Because any progress towards peace requires concessions, that will expose him to critics and even street demonstrations after years of brainwashing by President Poroshenko’s “party of war”, that include descriptions of Eastern Ukrainians as non- Ukrainians but traitors happy to live under the boots of occupying forces.
This contradicts recent surveys in the rebel-controlled areas exposing very contradictory attitudes. A majority still consider themselves as Ukrainian by nationality or by citizenship, but after years of killings and shelling by Ukrainian armed forces a sizeable proportion of the population is unable to see their future with Ukraine. Their main concern is unemployment and reconstruction that for financial reason Kiev is unable to afford. A majority believe Kiev is to blame for the conflict and refuse to accept their share of responsibility for the current situation. This is why the wanted to be present in Paris, as they do not feel represented by any of the four participants.
Whatever Donbass inhabitants feel, the rest of Ukraine continues to see the region as a nest of antipatriots manipulated by Moscow. Already demonstrations in Kiev, fueled by nationalist groups sidelined after the defeat of president Poroshenko, have denounced any “surrendering” by accepting “Putin’s plan”; they threatened destabilisation, even a “new Maidan”. Surely, they are out for a confrontation and feel backed by the same forces in the West who share their idea that Ukraine is the eastern front of NATO to protect western civilisation and peace in transatlantic space.
Contradictions in Kiev elites are obvious.
The announcement of the meeting in Paris has galvanised parliamentary three opposition factions that call themselves “pro-European”: European Solidarity, Fatherland and Voice. Their respective leaders MP Petro Poroshenko, Yulia Tymoshenko and Svyatoslav Vakarchuk have issued a joint statement urging Ukrainian President Volodymyr Zelensky not to cross “red lines” during his coming meeting with Russian President Vladimir Putin.
Those red lines leave absolutely no space for concessions or even proper discussion since they reject all the points of the Minsk Agreement. Just in case the message would be lost, they urge “all patriotic parties and public unions to join us in our struggle to defend Ukraine”.
Zelensky can hardly brush it aside as a political musculation by loosers of the elections. If only because the statement has been backed by 284 members of Ukrainian parliament (out of 412) and because his popularity is falling, as well as that of the government.
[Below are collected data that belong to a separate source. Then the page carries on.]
# slbouknight/accelerated-ray-tracer

Measured on AMD Instinct MI355X. Metric: Mrays/s, 1200x800 random scene @ 500 spp (frame ms in ms_per_step), higher is better.
Workload: dtype f32

## Files before the change

### accelerated-ray-tracer_amd/csrc/rt_abi.hip

```cpp
#include <hip/hip_runtime.h>

#include <algorithm>
#include <cfloat>
#include <utility>
#include <cmath>
#include <functional>
#include <cstdio>
#include <cstring>
#include <string>
#include <vector>

#include "../../include/rt_abi.h"
#include "rt_device.h"
#include "rt_refit_host.h"

namespace {

struct device_info {
    bool ready = false;
    int num_cu = 256;
    size_t lds_per_cu = 160 * 1024;
};
enum { RT_MAX_DEVICES = 16 };
device_info g_devices[RT_MAX_DEVICES];
// ... 2223 lines not shown
            HIPCHK(hipMemcpy((void*)*v.dev, v.host, list_bytes, hipMemcpyHostToDevice));
        }
        HIPCHK(mem.get((void**)&mp.out, list_bytes));
        HIPCHK(hipMemset(mp.out, 0xFF, list_bytes));
    }
    HIPCHK(rt_launch_math_tests(mp, nullptr));
    HIPCHK(hipDeviceSynchronize());
    if (sweep) HIPCHK(hipMemcpy(digests, mp.digests, n_digests * sizeof(unsigned long long), hipMemcpyDeviceToHost));
    else HIPCHK(hipMemcpy(out, mp.out, list_bytes, hipMemcpyDeviceToHost));
    return RT_OK;
}

rt_status rt_debug_cal_cost(rt_scene* s, uint32_t* out, int32_t cap, int32_t* nx, int32_t* ny) {
    if (!s) return invalid("rt_debug_cal_cost: null scene");
    if (!out || !nx || !ny) return invalid("rt_debug_cal_cost: null argument");
    if (cap < 64) return invalid("rt_debug_cal_cost: cap must be at least 64 (the smallest calibration grid is 8 x 8)");
    if (!s->d_cal_cost || s->cal_nx <= 0 || s->cal_ny <= 0) return invalid("rt_debug_cal_cost: the scene kept no calibration costs");
    *nx = s->cal_nx; *ny = s->cal_ny;
    if ((long long)cap < (long long)s->cal_nx * s->cal_ny) return invalid("rt_debug_cal_cost: cap is smaller than the calibration grid (nx and ny are set)");
    RT_TRY(use_device(s->device));
    HIPCHK(hipMemcpy(out, s->d_cal_cost, (size_t)s->cal_nx * s->cal_ny * sizeof(unsigned int), hipMemcpyDeviceToHost));
    return RT_OK;
}

rt_status rt_debug_cost_map(rt_scene* s, uint32_t* out, int64_t cap, int32_t* info4) {
    if (!s) return invalid("rt_debug_cost_map: null scene");
    if (!info4 || (!out && cap != 0)) return invalid("rt_debug_cost_map: null argument");
    RT_TRY(use_device(s->device));
    if (s->frame_pending) RT_TRY(rt_frame_finish(s, nullptr));
    const rt_scene::cost_map_state& cm = s->cost_map;
    const bool have = g_opt.cost_map && cm.valid;
    info4[0] = !have ? 0 : (cm.scene_epoch == s->scene_epoch && cm.opt_epoch == g_opt_epoch ? 1 : 2);
    info4[1] = have ? cm.key.nx : 0; info4[2] = have ? cm.key.local_rows : 0; info4[3] = cm.last_parts;
    if (!have || !out) return RT_OK;
    const long long n = (long long)cm.key.nx * cm.key.local_rows;
    if ((long long)cap < n) return invalid("rt_debug_cost_map: cap is smaller than the map (info is set)");
    HIPCHK(hipMemcpy(out, cm.d, (size_t)n * sizeof(unsigned int), hipMemcpyDeviceToHost));
    return RT_OK;
}

rt_status rt_debug_set_cost_map(rt_scene* s, const uint32_t* in, int64_t n) {
    if (!s) return invalid("rt_debug_set_cost_map: null scene");
    if (!in) return invalid("rt_debug_set_cost_map: null argument");
    if (!g_opt.cost_map) return invalid("rt_debug_set_cost_map: option cost_map is 0");
    rt_scene::cost_map_state& cm = s->cost_map;
    if (!cm.have_last_key) return invalid("rt_debug_set_cost_map: the scene has rendered no ranked frame");
    if ((long long)n != (long long)cm.last_key.nx * cm.last_key.local_rows) return invalid("rt_debug_set_cost_map: n is not the last ranked frame's local pixel count");
    RT_TRY(use_device(s->device));
    if (s->frame_pending) RT_TRY(rt_frame_finish(s, nullptr));
    std::vector<unsigned int> words((size_t)n);
    unsigned long long total = 0;
    for (size_t k = 0; k < (size_t)n; ++k) { words[k] = in[k] & 0x7FFFFFFFu; total += words[k]; }
    cm.valid = false;
    RT_TRY(grow(cm.d, cm.capacity, (size_t)n));
    HIPCHK(hipMemcpy(cm.d, words.data(), (size_t)n * sizeof(unsigned int), hipMemcpyHostToDevice));
    cm.key = cm.last_key; cm.scene_epoch = s->scene_epoch; cm.opt_epoch = g_opt_epoch; cm.total = total; cm.valid = true;
    return RT_OK;
}

rt_status rt_debug_rank_info(rt_scene* s, uint32_t* out13) {
    if (!s) return invalid("rt_debug_rank_info: null scene");
    if (!out13) return invalid("rt_debug_rank_info: null argument");
    if (!s->ranked_frame || !s->d_rank) return invalid("rt_debug_rank_info: the scene's last frame was not ranked");
    RT_TRY(use_device(s->device));
    if (s->frame_pending) HIPCHK(hipStreamSynchronize(s->pending_stream));
    HIPCHK(hipMemcpy(out13, s->d_rank, sizeof(rt_rank_info), hipMemcpyDeviceToHost));
    return RT_OK;
}

namespace {
struct main_launch {
    int kernel, lds_mode;
    size_t lds_bytes;
    dim3 grid, block;
    int per_cu_resident;
    bool lean_family;
};
rt_status plan_main_launch(const rt_scene* s, int kernel, size_t n_pixels, rt_frame_params& fp, main_launch& ml) {
    const int g_num_cu = g_devices[s->device].num_cu;
    const size_t g_lds_per_cu = g_devices[s->device].lds_per_cu;
    int lds_mode = g_opt.lds_mode;
    const bool lean_family = s->spheres_only && s->tex_level < 2;
    const size_t budget1 = g_lds_per_cu - 2048;
    if (lds_mode < 0) {
        if (s->node_bytes + s->sphere_bytes <= budget1) lds_mode = 2;
        else if (s->node_bytes <= budget1) lds_mode = 1;
        else lds_mode = 0;
    }
    if (g_opt.lds_mode < 0 && kernel == RT_KERNEL_STAGED && g_opt.scan_nodes > 0 && s->dev.n_nodes <= g_opt.scan_nodes) lds_mode = 4;
    if (lds_mode >= 3 && kernel != RT_KERNEL_STAGED) lds_mode = 2;
    if (kernel == RT_KERNEL_PIXEL) lds_mode = 0;
    size_t lds_bytes = 0;
    if (lds_mode >= 1 && lds_mode <= 3) lds_bytes += s->node_bytes;
    if (lds_mode >= 2 && lds_mode <= 3) lds_bytes += s->sphere_bytes;
    if (lds_mode == 3) lds_bytes += s->shade_bytes;
    if (lds_bytes > budget1) return invalid("requested lds_mode does not fit the CU's LDS");
    dim3 grid, block;
    int per_cu_resident = 1;
    if (kernel == RT_KERNEL_PIXEL) {
        block = dim3(256);
        grid = dim3((fp.work_items + 255u) / 256u);
    } else {
        const bool lean = lean_family;
        const int fam_max_threads = lean ? RT_LEAN_MAX_THREADS : RT_HEAVY_MAX_THREADS;
        const int lds_fit = lds_bytes ? (int)(g_lds_per_cu / (lds_bytes + 512)) : 8;
        int per_cu = g_opt.wg_per_cu > 0 ? g_opt.wg_per_cu : (lean ? 2 : 3);
        int threads = g_opt.threads > 0 ? g_opt.threads : (lean ? 512 : 256);
        if (g_opt.wg_per_cu <= 0 && g_opt.threads <= 0 && lds_fit < per_cu) {
            per_cu = 1; threads = fam_max_threads;
        }
        if (lds_fit < per_cu) per_cu = lds_fit < 1 ? 1 : lds_fit;
        if (threads > fam_max_threads) threads = fam_max_threads;
        if (threads < 64) threads = 64;
        block = dim3((unsigned)threads);
        unsigned want = (unsigned)(g_num_cu * per_cu);
        const unsigned need = (fp.work_items + (unsigned)threads - 1) / (unsigned)threads;
        grid = dim3(want < need ? want : need);
        per_cu_resident = per_cu;
    }
    {
        const double pixels_per_lane = (double)n_pixels / ((double)g_num_cu * (double)per_cu_resident * (double)block.x);
        const bool latency_regime = kernel == RT_KERNEL_STAGED && lean_family && pixels_per_lane < 2.75;
        fp.shade_threshold = g_opt.shade_threshold > 0 ? g_opt.shade_threshold : (latency_regime ? 16 : 32);
        fp.newpath_threshold = g_opt.newpath_threshold > 0 ? g_opt.newpath_threshold : (s->spheres_only ? (latency_regime ? 12 : 24) : 8);
    }
    ml.kernel = kernel; ml.lds_mode = lds_mode; ml.lds_bytes = lds_bytes; ml.grid = grid; ml.block = block; ml.per_cu_resident = per_cu_resident;
    ml.lean_family = lean_family;
    return RT_OK;
}

void stats_of_launch(const rt_scene* s, const main_launch& ml, rt_stats& out) {
    out.kernel_variant = ml.kernel * 1000 + ml.lds_mode * 100 + s->tex_level * 10 + (s->spheres_only ? 1 : 0);
    out.workgroups = (int)ml.grid.x; out.threads_per_group = (int)ml.block.x; out.lds_bytes = (int)ml.lds_bytes;
}
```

Moreover, all signs are that many at the head of the state, including ministers, will try to put themselves on the right side of the barricade if things go wrong in Paris. The list includes Foreign Minister Vadym Prystayko for whom Ukraine’s main expectation from the summit is a RUxit. Or Ukraine’s deputy minister for European and Euro-Atlantic Integration Dmytro Kuleba for whom the Normandy summit communique will be a “political document” without any “legal commitments” undertaken by Kyiv.
Up to now, Zelensky seems to have adopted the Kuchma’s method: to tell the West what it wants to hear, Russia what it wants to hear and Ukrainian people what they want to hear. It has allowed Kuchma to develop his concept of a multi-vector policy much copied later. But times and international conjuncture were different – and Kuchma was not under pressure to save his position.
For Zelensky, Paris will be a perilous exercise because of internal pressures. His rating has fallen over the few months (a little half of Ukrainians still support him). Negative attitude towards him and his team being linked to utility tariffs, land reform and the Donbass conflict.
This context explains why the attitude of his Western partners, not that of Putin, will be key in Paris. They can prevent any step agreed during the meeting to appear as the Ukrainian president accepting the “Russian plan” by endorsing it firmly and that results will be clearly stated in a final communique not open to contradictory interpretations.